Recent "Ask an Expert" Submissions

Below are some recent questions submitted to our expert team.

What are the steps to moving to a more clinically-oriented supervision approach?

The Question:

"I am the director of a large, publically-funded inner city treatment program and have been required by the state to establish a consistent supervision program for our agency. Our staff includes ten full-time counseling positions with a broad range of professional experience and education, from entry-level addiction staff to licensed social workers and professional counselors. Until now, employees have received primarily administrative supervision with an emphasis on meeting job performance requirements. The agency needs to make the supervision more clinical in nature. What are the steps to moving to a consistent clinical supervision approach?"

The Response:

Moving from a focus on administrative supervision to an approach that simultaneously emphasizes the clinical aspects of service delivery is an enormously important step. Quality of care for clients and families depends on a clinically oriented supervisory process. However, to effectively implement such a transition there are a number of steps that must be taken by organizations:

  1. Talk with agency staff about the planned change: Agency leaders are first encouraged to meet with all staff (direct care, middle managers, administrators, etc.) to discuss with them the intent to broaden the supervisory focus in an effort to ensure quality of care. One strategy is to convene an all staff meeting where the agency’s management team conveys a clear message that the enhanced clinical focus is also intended to serve as a support to staff in their challenging jobs. The meeting can be an opportunity for staff to discuss their reactions and fears about the new agency direction. If managed well, this dialogue will enhance staff receptivity to the change process.
  2. Make treatment plans a central focus of supervisory sessions: Treatment plans are supposed to guide the delivery of care, but too often they are viewed as an administrative task that has little bearing on services provided. Ask your supervisors to follow this simple rule: when discussing a client with a supervisee the treatment plan should be a central focus. It should be in the room for both the supervisor and supervisee to review and discuss. This might seem awkward to staff at first, but the accuracy, relevance, and timeliness of treatment plans will gradually improve and the focus will shift during supervision to the clinical aspects of care.
  3. Ask your supervisors to observe what supervisees do: Supervisors’ knowledge about what supervisees do with clients comes almost exclusively from what supervisees tell them. Shaping what supervisees do requires first hand knowledge about how they practice. To gather this knowledge have your supervisors increasingly use two strategies:
    • Direct Observation: This is the most effective way to build staff practice skills and monitor performance. It can occur with the supervisor in the same room or in an adjacent room observing the delivery of care. Observing staff providing services in community settings can also be invaluable.
    • Providing Treatment Jointly: This allows the supervisor and supervisee to work together as co-facilitators during group sessions, family sessions, or providing services to an individual. Supervision of the supervisee can occur before and after the client and family interactions. Supervisor modeling of desired behaviors can have a profound impact on shaping what supervisees do.

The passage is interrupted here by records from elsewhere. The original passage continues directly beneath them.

# theouterlimitz/Audio-Mastering-Engine

Measured on NVIDIA B200. Metric: audio-sec mastered/sec (x realtime), higher is better.
Workload: dtype f64

## Files before the change

### audio_mastering_engine_b200/csrc/ame.cu

```cuda
#include <algorithm>
#include <cmath>
#include <cstdarg>
#include <cstdio>
#include <cstring>
#include <dlfcn.h>
#include <mutex>
#include <string>
#include <vector>

#include "ame_kernels.cuh"

using namespace ame;

namespace {

thread_local std::string g_err;

int fail(int code, const char *fmt, ...) {
    char buf[512];
    va_list ap;
    va_start(ap, fmt);
    vsnprintf(buf, sizeof buf, fmt, ap);
    va_end(ap);
    g_err = buf;
// ... 129 lines not shown
    int *d_meter_sp = nullptr;
    unsigned *d_meter_tp = nullptr;
    ame_loudness *d_loud_out = nullptr;
    ame_loudness *d_loud_any = nullptr;
    cudaStream_t s_in = nullptr, s_out = nullptr;
    std::vector<cudaEvent_t> ev_in, ev_run;
    std::vector<cudaEvent_t> ev_meter;
    bool timing = false;
    int t_step = -1, t_wave = 0;
    std::vector<cudaEvent_t> t_ev;
    std::vector<char> t_used;
    std::vector<cudaEvent_t> tl_ev;
    int tl_waves = 0;
};

namespace {

inline bool t_on(const ame_plan *p) {
    return p->timing && p->t_step >= 0 && p->t_step < kMaxTimedSteps && p->t_wave < kMaxTimedWaves;
}
inline size_t t_slot(const ame_plan *p, int kernel) {
    return ((size_t)p->t_step * kMaxTimedWaves + p->t_wave) * AME_N_KERNELS + kernel;
}
inline void t_begin(ame_plan *p, int kernel, cudaStream_t s) {
    if (t_on(p)) cudaEventRecord(p->t_ev[t_slot(p, kernel) * 2], s);
}
inline void t_end(ame_plan *p, int kernel, cudaStream_t s) {
    if (t_on(p)) {
        cudaEventRecord(p->t_ev[t_slot(p, kernel) * 2 + 1], s);
        p->t_used[t_slot(p, kernel)] = 1;
    }
}

int plan_alloc(ame_plan *p, void **ptr, size_t bytes) {
    *ptr = nullptr;
    if (bytes == 0) return AME_OK;
    cudaError_t e = dev_alloc(ptr, bytes);
    if (e != cudaSuccess) {
        *ptr = nullptr;
        return fail(AME_E_NOMEM, "device allocation of %zu bytes failed: %s", bytes, cudaGetErrorString(e));
    }
    p->allocs.push_back(*ptr);
    return AME_OK;
}

int dmalloc(ame_plan *p, void **ptr, size_t bytes) {
    const int rc = plan_alloc(p, ptr, bytes);
    if (rc == AME_OK) p->ws_bytes += bytes;
    return rc;
}

template <class T>
int upload(ame_plan *p, T **dptr, const std::vector<T> &v) {
    if (int rc = plan_alloc(p, (void **)dptr, v.size() * sizeof(T))) return rc;
    if (!v.empty()) CU(cudaMemcpy(*dptr, v.data(), v.size() * sizeof(T), cudaMemcpyHostToDevice));
    return AME_OK;
}

#define LAUNCH_CHECK(p)                                                                            \
    do {                                                                                           \
        cudaError_t e_ = cudaGetLastError();                                                       \
        if (e_ != cudaSuccess) return fail(AME_E_CUDA, "kernel launch failed: %s (%s:%d)", cudaGetErrorString(e_), __FILE__, __LINE__); \
        ++(p)->launches;                                                                           \
    } while (0)

int check_warmth(const ame_plan *p) {
    for (int t = 0; t < p->n_tracks; ++t)
        if (p->tracks[t].flags & AME_F_WARMTH) {
            const int l = p->tracks[t].warm_lut;
            if (l < 0 || l >= p->n_luts) return fail(AME_E_INVALID, "track %d needs warmth table %d but %d are set", t, l, p->n_luts);
        }
    return AME_OK;
}

struct Bufs {
    const int16_t *in = nullptr;
    int16_t *pre = nullptr, *bands = nullptr, *out = nullptr;
    uint16_t *rms = nullptr, *list = nullptr;
    int *tile_cnt = nullptr, *n_flagged = nullptr;
    GrpRec *grp = nullptr;
    double *att = nullptr;
    int64_t *hist = nullptr;
    int16_t *norm = nullptr;
    long long *lim_last = nullptr;
    LimStore lim_in{}, lim_out{};
    int *lim_need = nullptr;
};
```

In summary, transitioning towards a model of supervision where the clinical aspects of care are emphasized is extremely important but also very complicated. To effectively make this transition consider these three strategies: (a) communication with staff about the planned changes; (b) ensure that your supervisors make treatment plans a central focus of any client discussions, and (c) have supervisors directly observe the work of staff with clients or provide services jointly. Ensuring a clinical focus in supervision will help an agency ensure a person-centered approach to treatment, enhance quality of care, and foster improved outcomes for their clients.